Моисей молчал. Аарону хорошо было знакомо это грозное молчание брата. Он знал, что оно легко может перейти в гнев, в гнев Моисея, когда голос его заглушал рев толпы, крики женщин, проклятия умирающих, когда люди, не вынося непонятного взрыва этой нечеловеческой энергии, падали наземь или бежали во все стороны, или же – чаще всего – каменели, не смея двинуться с места.
– Что вам нужно? – спросил Моисей у людей.
– Хлеба, мяса, – отвечали люди, перестав петь и открыв красные одинаковые рты.
– Завтра будете есть мясо, а поутру насытитесь хлебом.
Звонкий, открытый, цельный, прямодушно-наивный, святой и наглый голос, какой во все времена имеется во всякой толпе, произнес:
– И воды дай нам! Зачем вывел ты нас из Египта? Уморить голодом и жаждой хочешь нас!
И другой плаксиво добавил из-за спины:
– И детей наших. И стада наши.
Моисей стоял и молча слушал, склонив на грудь тяжелую седую голову.
Аарон и Ор подошли к нему и, желая успокоить, гладили по широкому могучему плечу.
– Что мне делать с этим народом?.. – сказал Моисей. – Еще немного, и они побьют меня камнями.
Затем, почувствовав холодок яркого одиночества, какое знает каждый вождь, уверенно и властно обратился к толпе:
– Жестоковыйные!

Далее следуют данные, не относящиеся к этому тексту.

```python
def source_hash():
    import glob
# ... 172 lines not shown
    "rcgan_proj_logit_fwd": (I, [P, I, I, P, P, P, P]),
    "rcgan_proj_logit_bwd": (I, [P, I, I, P, P, P, P, P, P, I]),
    "rcgan_proj_logit_all_fwd": (I, [P, I, I, I, P, P, P, P]),
    "rcgan_proj_logit_all_bwd": (I, [P, I, I, I, P, P, P, P, P, P, I]),
    "rcgan_loss_fwd_bwd": (I, [P, I, I, I, P, P, F, P, P, P]),
    "rcgan_bce_onehot_fwd_bwd": (I, [P, I, I, P, P, F, P, P]),
    "rcgan_dtrunk": (I, [P, I, I, P, P, P, P, P]),
    "rcgan_dtrunk_pooled": (I, [P, I, I, P, P, P, P, P, P, P, P]),
    "rcgan_dtrunk_prepare": (I, [P, P, P]),
    "rcgan_conv_rf_ok": (I, [C.POINTER(ConvDesc)]),
    "rcgan_conv_rf_fragment_bytes": (SZ, [C.POINTER(ConvDesc)]),
    "rcgan_conv_rf_prepare": (I, [P, I, C.POINTER(ConvDesc), P, P]),
    "rcgan_fragments_prepare": (I, [P, P, P, I, C.POINTER(ConvDesc), P, P]),
    "rcgan_conv2d_rf": (I, [P, C.POINTER(ConvDesc), I, P, P, P, P, P, P]),
    "rcgan_dblock2_ok": (I, [C.POINTER(ConvDesc), P, P]),
    "rcgan_dblock2_fragment_bytes": (SZ, []),
    "rcgan_fragments_prepare_dblock2": (I, [P, P, P, I, C.POINTER(ConvDesc), P, P, P, P, P]),
    "rcgan_dblock2_fwd": (I, [P, C.POINTER(ConvDesc), P, P, P, P, P, P, P, P, P]),
    "rcgan_dblock2_bwd": (I, [P, C.POINTER(ConvDesc), P, P, P, P, P, P, P]),
    "rcgan_dblock1_ok": (I, [C.POINTER(ConvDesc), P]),
    "rcgan_dblock1_fragment_bytes": (SZ, []),
    "rcgan_fragments_prepare_dblocks": (I, [P, P, P, I, C.POINTER(ConvDesc), P, P, P, P, P, P, P]),
    "rcgan_dblock1_fwd": (I, [P, C.POINTER(ConvDesc), P, P, P, P, P, P, P, P, P, P]),
    "rcgan_dtrunk_fragment_bytes": (SZ, []),
    "rcgan_head_flush": (I, [P]),
    "rcgan_proj_head_fwd_bwd": (I, [P, C.POINTER(HeadDesc)] + [P] * 16 + [P, SZ]),
    "rcgan_recover_mse_fwd_bwd": (I, [P, I, I, I, I, P, P, P, P, P, P, P, SZ]),
    "rcgan_softmax_rows_fwd": (I, [P, I, I, P, P]),
    "rcgan_softmax_rows_bwd": (I, [P, I, I, P, P, P, I]),
    "rcgan_softmax_xent_workspace_bytes": (SZ, [I]),
    "rcgan_softmax_xent_fwd_bwd": (I, [P, I, I, P, P, F, P, P, P, P, SZ]),
    "rcgan_softmax_xent_forward_fwd_bwd": (I, [P, I, I, P, P, P, F, P, P, P, P, P, P, SZ]),
    "rcgan_shortcut_a_fwd": (I, [P, I, I, I, I, I, P, P]),
    "rcgan_shortcut_a_bwd": (I, [P, I, I, I, I, I, P, P, I]),
    "rcgan_diffaugment_fwd": (I, [P, I, I, I, I, I, P, P, P, P]),
    "rcgan_diffaugment_bwd": (I, [P, I, I, I, I, I, P, P, P, I]),
    "rcgan_diffaugment_gated_fwd": (I, [P, I, I, I, I, I, P, P, P, P, P, P, P]),
    "rcgan_diffaugment_sampled_bwd": (I, [P, I, I, I, I, P, P, P, P, I]),
    "rcgan_ada_update": (I, [P, I, P, I, P, P, F, F, I]),
    "rcgan_loss_reg_fwd_bwd": (I, [P, I, I, I, P, P, F, P, P, P, C.POINTER(LossReg)]),
    "rcgan_proj_head_reg_fwd_bwd": (I, [P, C.POINTER(HeadDesc)] + [P] * 16 + [P, SZ, C.POINTER(LossReg)]),
    "rcgan_lecam_update": (I, [P, I, I, P, I, P, P, P, P, P, F]),
    "rcgan_pair_diversity_workspace_bytes": (SZ, [I]),
    "rcgan_pair_diversity_fwd_bwd": (I, [P, I, I, I, I, P, P, P, F, F, P, P, I, P, P, SZ]),
    "rcgan_class_moments_bytes": (SZ, [I, I]),
    "rcgan_class_moments_accum": (I, [P, I, I, I, P, P, P]),
# ... 72 lines not shown
```

robust-conditional-gan_amd/csrc/api.hip:

```cpp
#include "conv_wgrad.h"
#include "small_gemm.h"
#include "step_inputs.h"
#include "conv_image.h"
#include "gather_plan.h"


size_t direct_wgrad_ws_bytes(const rcgan_conv_desc* d);
template <typename T> int direct_fwd(rcgan_ctx*, const rcgan_conv_desc*, const T*, const float*, const float*, const float*, T*, int n_cols = 0);
template <typename T> int direct_dgrad(rcgan_ctx*, const rcgan_conv_desc*, const T*, const float*, const float*, const float*, const T*, T*, int);
template <typename T> int direct_wgrad(rcgan_ctx*, const rcgan_conv_desc*, const T*, const T*, float*, float*, int, void*, size_t);
template <typename T> int direct_wgrad_cols(rcgan_ctx*, const rcgan_conv_desc*, const T*, const T*, int, const float*, float*, int, void*, size_t);
size_t direct_wgrad_cols_ws_bytes(const rcgan_conv_desc* d, int c1);
template <typename T> int colsum_launch(rcgan_ctx*, const T*, long, int, float*, int, float*);
template <typename T> int linear_fwd(rcgan_ctx*, long, long, long, const T*, const float*, const float*, const float*, T*);
template <typename T> int linear_dgrad(rcgan_ctx*, long, long, long, const T*, const float*, const float*, T*, int);
template <typename T> int linear_wgrad(rcgan_ctx*, long, long, long, const T*, const T*, float*, float*, int, void*, size_t);
size_t linear_wgrad_ws_bytes(long m, long k, long n);
template <typename T> int sumpool2_masked_launch(rcgan_ctx*, int, int, int, int, const T*, const T*, T*, int);
int small_fwd_kind(const rcgan_conv_desc* d);
int small_dgrad_kind(const rcgan_conv_desc* d);
int small_wgrad_kind(const rcgan_conv_desc* d);
size_t small_wgrad_ws_bytes(const rcgan_conv_desc* d);
template <typename T> int small_fwd(rcgan_ctx*, const rcgan_conv_desc*, int, const T*, const float*, const float*, T*);
template <typename T> int small_dgrad(rcgan_ctx*, const rcgan_conv_desc*, int, const T*, const float*, T*, int);
// ... 732 lines not shown
    const bool scratch = up && a.phase == MFMA_FORM_PLAIN;
    if (scratch) a.out = (bf16_t*)target;
    a.mask = (relu && !scratch) ? (const bf16_t*)x : nullptr;
    a.resid = (const bf16_t*)residual;
    rc = mfma_conv_launch(ctx, a);
    if (rc || !scratch) return rc;
  } else if (mask == nullptr && !up && img_side(d)) {
    rc = img_dgrad(ctx, d, dy, prepared, target, acc_now);
    if (rc) return rc;
  } else if (int kind = (mask == nullptr && !up) ? small_dgrad_kind(d) : 0) {
    RC_DISPATCH_DTYPE(ctx, d->dtype, rc = small_dgrad<T>(ctx, d, kind, (const T*)dy, (const float*)prepared, (T*)target, acc_now));
    if (rc) return rc;
  } else {
    RC_DISPATCH_DTYPE(ctx, d->dtype, rc = direct_dgrad<T>(ctx, d, (const T*)dy, (const float*)prepared, nullptr, nullptr, (const T*)mask, (T*)target, acc_now));
    if (rc) return rc;
  }
  if (up) {
    RC_DISPATCH_DTYPE(ctx, d->dtype, rc = sumpool2_masked_launch<T>(ctx, d->n, d->h, d->w, d->cin, (const T*)ws, relu ? (const T*)x : (const T*)nullptr, (T*)dx, acc));
    if (rc) return rc;
  }
  return RCGAN_OK;
}

int rcgan_deconv2d_fwd(rcgan_ctx* ctx, const rcgan_conv_desc* d, const void* x, const float* w, const float* bias, void* y) {
  int rc = check_desc(ctx, d);
  if (rc) return rc;
  RC_DISPATCH_DTYPE(ctx, d->dtype, return direct_dgrad<T>(ctx, d, (const T*)x, w, nullptr, bias, (const T*)nullptr, (T*)y, 0));
  return RCGAN_OK;
}

int rcgan_deconv2d_bwd_data(rcgan_ctx* ctx, const rcgan_conv_desc* d, const void* dy, const float* w, void* dx) {
  return rcgan_deconv2d_bwd_data_cols(ctx, d, dy, w, dx, 0);
}
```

Вы были гнусными рабами в Египте. Вас били палками по спинам и лицам. Вам плевали в глаза. Не было рабов более мерзких, чем вы! Ваших первенцев топили в реках. Красота ваших жен и дочерей блекла от непосильного труда. Кнут надсмотрщика сек их так же, как и вас. Как скоро вы забыли об этом! Как скоро! А сейчас вы искушаете господа вашего, который вывел вас, гнусных рабов, из дома рабства и дал вам свободу, и ведет вас в землю обетованную, текущую молоком и медом. Жесто- ковыйные! Не искушайте господа никчемным ропотом! Все будет у вас – и мясо, и хлеб, и мед. Все будет! Но вы слишком искушаете господа, и он шлет вам испытания, чтобы наказать вас. Знаете ли вы, что Амалик идет на вас, чтобы истребить род ваш, забрать в плен ваших жен и скот? В Рефидиме будет встреча его войск с народом израильским. Перестаньте роптать! Мужественно выдержите испытание. Идите сейчас, разойдитесь по станам и сообщите народу, что будет бой. Примите бой с Амаликом, бейте врага нещадно, и господь поможет вам. Я буду стоять на холме и подниму руку, и поднятая рука будет знаком для истребления Амалика. Идите! Не ропщите! Господь простит вас за глупость вашу и истребит врага Израиля, как истребил войска Фараона.
Шли сражаться свободные рабы. Шли лохматые, сутулые, крепкорукие, полуобернутые в разноцветное тряпье. Прощались с плачущими женами. Передние кричали: «Мы победим! Мы победим!». Остальные сурово молчали. Молча носили стрелы, камни, мечи.
Ночь была темна. Резко командовали тысяченачальники, сто- начальники, десятиначальники. Ржали кони, скрипели колесницы. Ветер выл во мраке, шуршал песком.